(The task)
What lines of the data include the string "adld"? Copy them all.

Start of Provided information

# dvl-tum/e-osvos

Measured on AMD Instinct MI355X. Metric: finetune_iters_per_sec, higher is better.
Workload: dtype f32 (f16x3 split); 1 GPU; e-OSVOS-50 fine-tune iteration (BASELINE configs[1]): DeepLabV3+-ResNet50, batch 3, 480x854, BCE, per-neuron-lr SGD; one (sequence, object) per rank; batch=3, height=480, width=854, parallelism=replicas x1

## Files before the change

### e-osvos_amd/csrc/conv_kernels.hip

```cpp
#include "kernels.h"

#include <stdlib.h>
#include <string.h>

#include <vector>

namespace eosvos {

typedef float f32x16 __attribute__((ext_vector_type(16)));

#define EOSVOS_BK 32
#define EOSVOS_EB 4
#define EOSVOS_EB128 EOSVOS_EB
#define EOSVOS_OCC 2
#define MFMA32(a, b, c) __builtin_amdgcn_mfma_f32_32x32x2f32((a), (b), (c), 0, 0, 0)

__device__ __forceinline__ int xcd_remap(int bid, int nwg) {
  const int q = nwg >> 3, r = nwg & 7, xcd = bid & 7;
  return (xcd < r ? xcd * (q + 1) : r * (q + 1) + (xcd - r) * q) + (bid >> 3);
}

__device__ __forceinline__ float4 ldg4(const float* p) { return *reinterpret_cast<const float4*>(p); }
__device__ __forceinline__ float4 bufld4(__amdgpu_buffer_rsrc_t r, unsigned byte_off) {
  auto v = __builtin_amdgcn_raw_buffer_load_b128(r, byte_off, 0, 0);
// ... 764 lines not shown
    const int ks_total = p.tprefix ? p.tprefix[tile + 1] - p.tprefix[tile] : ksteps;
    unsigned long long tappack = 0x876543210ULL;
    if (!MULTI && p.tprefix) {
      const int mask = p.tmask[tile];
      tappack = 0;
      int nv = 0;
      for (int t2 = 0; t2 < T; ++t2)
        if ((mask >> t2) & 1) { tappack |= (unsigned long long)t2 << (4 * nv); ++nv; }
    }
    const int m0 = (tile / nt) * BM, n0 = (tile % nt) * BN;

    int a_sy0[APASS], a_sx0[APASS], a_img[APASS];
#pragma unroll
    for (int i = 0; i < APASS; ++i) {
      int m = m0 + a_r + i * 32;
      if (m < p.M) {
        if (p.par) m = conv_par_pixel(p.B, p.Ho, p.Wo, m);
        const int hw = p.Ho * p.Wo;
        const int b = m / hw, rem = m - b * hw;
        const int oy = rem / p.Wo, ox = rem - oy * p.Wo;
        a_sy0[i] = oy * p.mul + p.off0;
        a_sx0[i] = ox * p.mul + p.off0;
        a_img[i] = b * p.Hi * p.Wi;
      } else {
        a_sy0[i] = -(1 << 28);
        a_sx0[i] = 0;
        a_img[i] = 0;
      }
    }
    float4 ra[APASS], rb[BPASS];
    constexpr unsigned OOB = 0x80000000u;
    int a_off[APASS];
    int b_off[BPASS];
    const int wplane = p.plane_rows ? (m0 / p.plane_rows) * (int)p.w_plane : 0;
#pragma unroll
    for (int i = 0; i < BPASS; ++i) {
      if (KMAJOR) {
        const int n = n0 + b_n4 * 4;
        b_off[i] = n < p.N ? wplane + (b_kq * RPT + i) * T * p.wK + n : -1;
      } else {
        const int n = n0 + b_r + i * 32;
        b_off[i] = n < p.N ? wplane + n * T * p.wK + b_c4 * 4 : -1;
      }
    }
    int cur_tap = -1;
    int m_wrow = 0, m_ksoff = 0;
    auto load_tiles = [&](int ks) {
      const int vt = ks / chunks;
      const int c0 = (ks - vt * chunks) * BK;
      const int tap = MULTI ? vt : (p.tprefix ? (int)((tappack >> (4 * vt)) & 15) : vt);
      if (tap != cur_tap) {
        cur_tap = tap;
        int dy, dx, xoff = 0;
        if (MULTI) {
          const int id = __builtin_amdgcn_readfirstlane((int)p.taplist[(size_t)tile * 32 + vt]);
          const ConvTap d = p.taps[id];
          dy = d.dy; dx = d.dx; xoff = d.xoff; m_wrow = d.wrow; m_ksoff = d.ksoff; seg_ld = d.seg;
          if (NP == 2) { sa = pick4(seg_sa, seg_ld); sb = pick4(seg_sb, seg_ld); }
#pragma unroll
          for (int i = 0; i < BPASS; ++i) {
            const int n = n0 + b_n4 * 4;
            b_off[i] = n < p.N ? d.wbase + (b_kq * RPT + i) * d.wrow + n : -1;
          }
        } else {
          const int ky = tap / p.KW, kx = tap - ky * p.KW;
          dy = ky * p.kstep; dx = kx * p.kstep;
        }
#pragma unroll
        for (int i = 0; i < APASS; ++i) {
          const int sy = a_sy0[i] + dy, sx = a_sx0[i] + dx;
          bool ok = sy >= 0 && sx >= 0 && ((sy | sx) & (up - 1)) == 0;
          const int iy = sy >> p.upshift, ix = sx >> p.upshift;
          ok = ok && iy < p.Hi && ix < p.Wi;
          a_off[i] = ok ? (a_img[i] + iy * p.Wi + ix) * p.ldx + a_c4 * 4 + xoff : -1;
        }
      }
      const bool cok = (c0 + a_c4 * 4) < p.Kc;
      float4 ks4 = make_float4(1.f, 1.f, 1.f, 1.f);
      if (KMAJOR && p.kscale && cok) ks4 = ldg4(p.kscale + (MULTI ? m_ksoff : 0) + c0 + a_c4 * 4);
#pragma unroll
      for (int i = 0; i < APASS; ++i) {
        const unsigned off = (cok && a_off[i] >= 0) ? (unsigned)(a_off[i] + c0) * 4u : OOB;
        float4 v = bufld4(rx, off);
        if (KMAJOR) { v.x *= ks4.x; v.y *= ks4.y; v.z *= ks4.z; v.w *= ks4.w; }
        ra[i] = v;
      }
#pragma unroll
      for (int i = 0; i < BPASS; ++i) {
        unsigned off;
        if (MULTI) {
          const int k = c0 + b_kq * RPT + i;
          off = (b_off[i] >= 0 && k < p.Kc) ? (unsigned)(b_off[i] + c0 * m_wrow) * 4u : OOB;
        } else if (KMAJOR) {
          const int k = c0 + b_kq * RPT + i;
          off = (b_off[i] >= 0 && k < p.Kc) ? (unsigned)(b_off[i] + (c0 * T + tap) * p.wK) * 4u : OOB;
        } else {
          const int k = c0 + b_c4 * 4;
          off = (b_off[i] >= 0 && k < p.Kc) ? (unsigned)(b_off[i] + tap * p.wK + c0) * 4u : OOB;
        }
        rb[i] = bufld4(rw, off);
      }
    };
    auto store_tiles = [&]() {
#pragma unroll
      for (int i = 0; i < APASS; ++i) {
        uint2 pc[NP];
        xs_split4<NP>(ra[i].x, ra[i].y, ra[i].z, ra[i].w, sa, pc);
#pragma unroll
        for (int q = 0; q < NP; ++q) *reinterpret_cast<uint2*>(As + (q * BM + a_r + i * 32) * X6_ROWB + a_c4 * 8) = pc[q];
      }
      if (!KMAJOR) {
#pragma unroll
        for (int i = 0; i < BPASS; ++i) {
          uint2 pc[NP];
          xs_split4<NP>(rb[i].x, rb[i].y, rb[i].z, rb[i].w, sb, pc);
#pragma unroll
          for (int q = 0; q < NP; ++q) *reinterpret_cast<uint2*>(Bs + (q * BN + b_r + i * 32) * X6_ROWB + b_c4 * 8) = pc[q];
        }
      } else if (RPT == 4) {
#pragma unroll
        for (int j = 0; j < 4; ++j) {
          uint2 pc[NP];
          xs_split4<NP>(f4c(rb[0], j), f4c(rb[1], j), f4c(rb[RPT == 4 ? 2 : 0], j), f4c(rb[RPT == 4 ? 3 : 0], j), sb, pc);
#pragma unroll
          for (int q = 0; q < NP; ++q) *reinterpret_cast<uint2*>(Bs + (q * BN + j * NQ + b_n4) * X6_ROWB + b_kq * 8) = pc[q];
        }
      } else {
#pragma unroll
        for (int j = 0; j < 4; ++j) {
          unsigned pc[NP];
          xs_split2<NP>(f4c(rb[0], j), f4c(rb[1], j), sb, pc);
#pragma unroll
          for (int q = 0; q < NP; ++q) *reinterpret_cast<unsigned*>(Bs + (q * BN + j * NQ + b_n4) * X6_ROWB + b_kq * 4) = pc[q];
        }
      }
    };

    constexpr int TM = 4;
    f32x4 acc[TM][TN];
#pragma unroll
    for (int i = 0; i < TM; ++i)
#pragma unroll
      for (int j = 0; j < TN; ++j)
#pragma unroll
        for (int e = 0; e < 4; ++e) acc[i][j][e] = 0.f;

    load_tiles(ks_begin);
    scales_late();
    __syncthreads();
    store_tiles();
    __syncthreads();
    if (MULTI) seg_acc = seg_ld;

    for (int ks = ks_begin; ks < ks_end; ++ks) {
      const bool more = (ks + 1) < ks_end;
      if (more) load_tiles(ks + 1);
      __builtin_amdgcn_s_setprio(1);
      x6_mma_step<TM, TN, ((BN == 128 && NP == 3) ? 2 : TM), NP>(As, Bs, BM, BN, wm * 64, wn * (BN / 2), fr, fq, acc);
      __builtin_amdgcn_s_setprio(0);
      __syncthreads();
      if (more) store_tiles();
      if (MULTI && NP == 2 && more && seg_ld != seg_acc) {
        const float f = pick4(seg_inv, seg_acc) / pick4(seg_inv, seg_ld);
#pragma unroll
        for (int i = 0; i < TM; ++i)
#pragma unroll
          for (int j = 0; j < TN; ++j)
#pragma unroll
            for (int e = 0; e < 4; ++e) acc[i][j][e] *= f;
        seg_acc = seg_ld;
      }
      __syncthreads();
    }
    if (MULTI && NP == 2) inv_ab = pick4(seg_inv, seg_acc);

    float* Cs = reinterpret_cast<float*>(smem);
    const bool full = p.splitk == 0 && ks_begin == 0 && ks_end == ks_total;
    constexpr int CF4 = BN / 4, CROWS = 256 / CF4;
    const int c_c4 = tid % CF4, c_r = tid / CF4;
    const int n = n0 + c_c4 * 4;
    float4 sc = make_float4(1.f, 1.f, 1.f, 1.f), bi = make_float4(0.f, 0.f, 0.f, 0.f);
    if (full && n < p.N) {
      if (p.scale) sc = ldg4(p.scale + n);
      if (p.bias) bi = ldg4(p.bias + n);
    }
    const bool use_mask8 = p.mask8 && n >= p.mask_c0;
    const bool write_m8 = p.mask8_out && p.relu;
    const float y2s = (NP == 2 && p.y2) ? *p.y2_sc : 0.f;
    {
#pragma unroll
      for (int tm = 0; tm < TM; ++tm)
#pragma unroll
        for (int tn = 0; tn < TN; ++tn) {
          const int Rb = wn * (BN / 2) + tn * 16 + fr;
          const int ncol = KMAJOR ? x6_row_chan(Rb, BN) : Rb;
#pragma unroll
          for (int e = 0; e < 4; ++e) Cs[(wm * 64 + tm * 16 + 4 * fq + e) * LDC + ncol] = NP == 2 ? acc[tm][tn][e] * inv_ab : acc[tm][tn][e];
        }
      __syncthreads();
      if (full) {
        if (n < p.N) {
          constexpr int NIT = BM / CROWS, EB = BN == 128 ? EOSVOS_EB128 : EOSVOS_EB;
          const float* const adp = p.res ? p.res : (p.accum ? p.y : nullptr);
          const int adld = p.res ? p.ldres : p.ldy;
          const bool both = p.res && p.accum;
#pragma unroll
          for (int it0 = 0; it0 < NIT; it0 += EB) {
            size_t md[EB];
            bool ok[EB];
            float4 ad[EB];
            unsigned mk8[EB];
#pragma unroll
            for (int j = 0; j < EB; ++j) {
              const int m = m0 + c_r + (it0 + j) * CROWS;
              ok[j] = m < p.M;
              md[j] = dst_pixel(p, ok[j] ? m : p.M - 1);
            }
            if (adp) {
#pragma unroll
              for (int j = 0; j < EB; ++j) ad[j] = ldg4(adp + md[j] * adld + n);
            }
            if (use_mask8) {
#pragma unroll
              for (int j = 0; j < EB; ++j) mk8[j] = p.mask8[md[j] * p.ldm8 + (n >> 2)];
            }
#pragma unroll
            for (int j = 0; j < EB; ++j) {
              float4 v = *reinterpret_cast<const float4*>(Cs + (c_r + (it0 + j) * CROWS) * LDC + c_c4 * 4);
              if (p.scale) { v.x *= sc.x; v.y *= sc.y; v.z *= sc.z; v.w *= sc.w; }
              if (p.bias) { v.x += bi.x; v.y += bi.y; v.z += bi.z; v.w += bi.w; }
              if (adp) { v.x += ad[j].x; v.y += ad[j].y; v.z += ad[j].z; v.w += ad[j].w; }
              if (both) { const float4 a2 = ldg4(p.y + md[j] * p.ldy + n); v.x += a2.x; v.y += a2.y; v.z += a2.z; v.w += a2.w; }
              if (p.relu) { v.x = fmaxf(v.x, 0.f); v.y = fmaxf(v.y, 0.f); v.z = fmaxf(v.z, 0.f); v.w = fmaxf(v.w, 0.f); }
              if (use_mask8) relu_mask8(v, mk8[j]);
              if (ok[j]) {
                *reinterpret_cast<float4*>(p.y + md[j] * p.ldy + n) = v;
                if (write_m8) p.mask8_out[md[j] * p.ldm8_out + (n >> 2)] = relu_bits(v);
                if (NP == 2 && p.y2) pair_store4(p.y2, md[j], p.ldy, n, v, y2s);
                if (NP == 2) ymax = amax_f4(ymax, v);
              }
            }
          }
        }
      } else {
        float* slab = p.ws + ((size_t)bid * 2 + (u == u_begin ? 0 : 1)) * (BM * BN);
#pragma unroll 4
        for (int lr = c_r; lr < BM; lr += CROWS)
          *reinterpret_cast<float4*>(slab + lr * BN + c_c4 * 4) = *reinterpret_cast<const float4*>(Cs + lr * LDC + c_c4 * 4);
      }
    }
    if (!dp) u += ks_end - ks_begin;
  }
  if (NP == 2 && p.amax_y) amax_block_commit(ymax, p.amax_y);
}
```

End of Provided information

(Output)
          const int adld = p.res ? p.ldres : p.ldy;
              for (int j = 0; j < EB; ++j) ad[j] = ldg4(adp + md[j] * adld + n);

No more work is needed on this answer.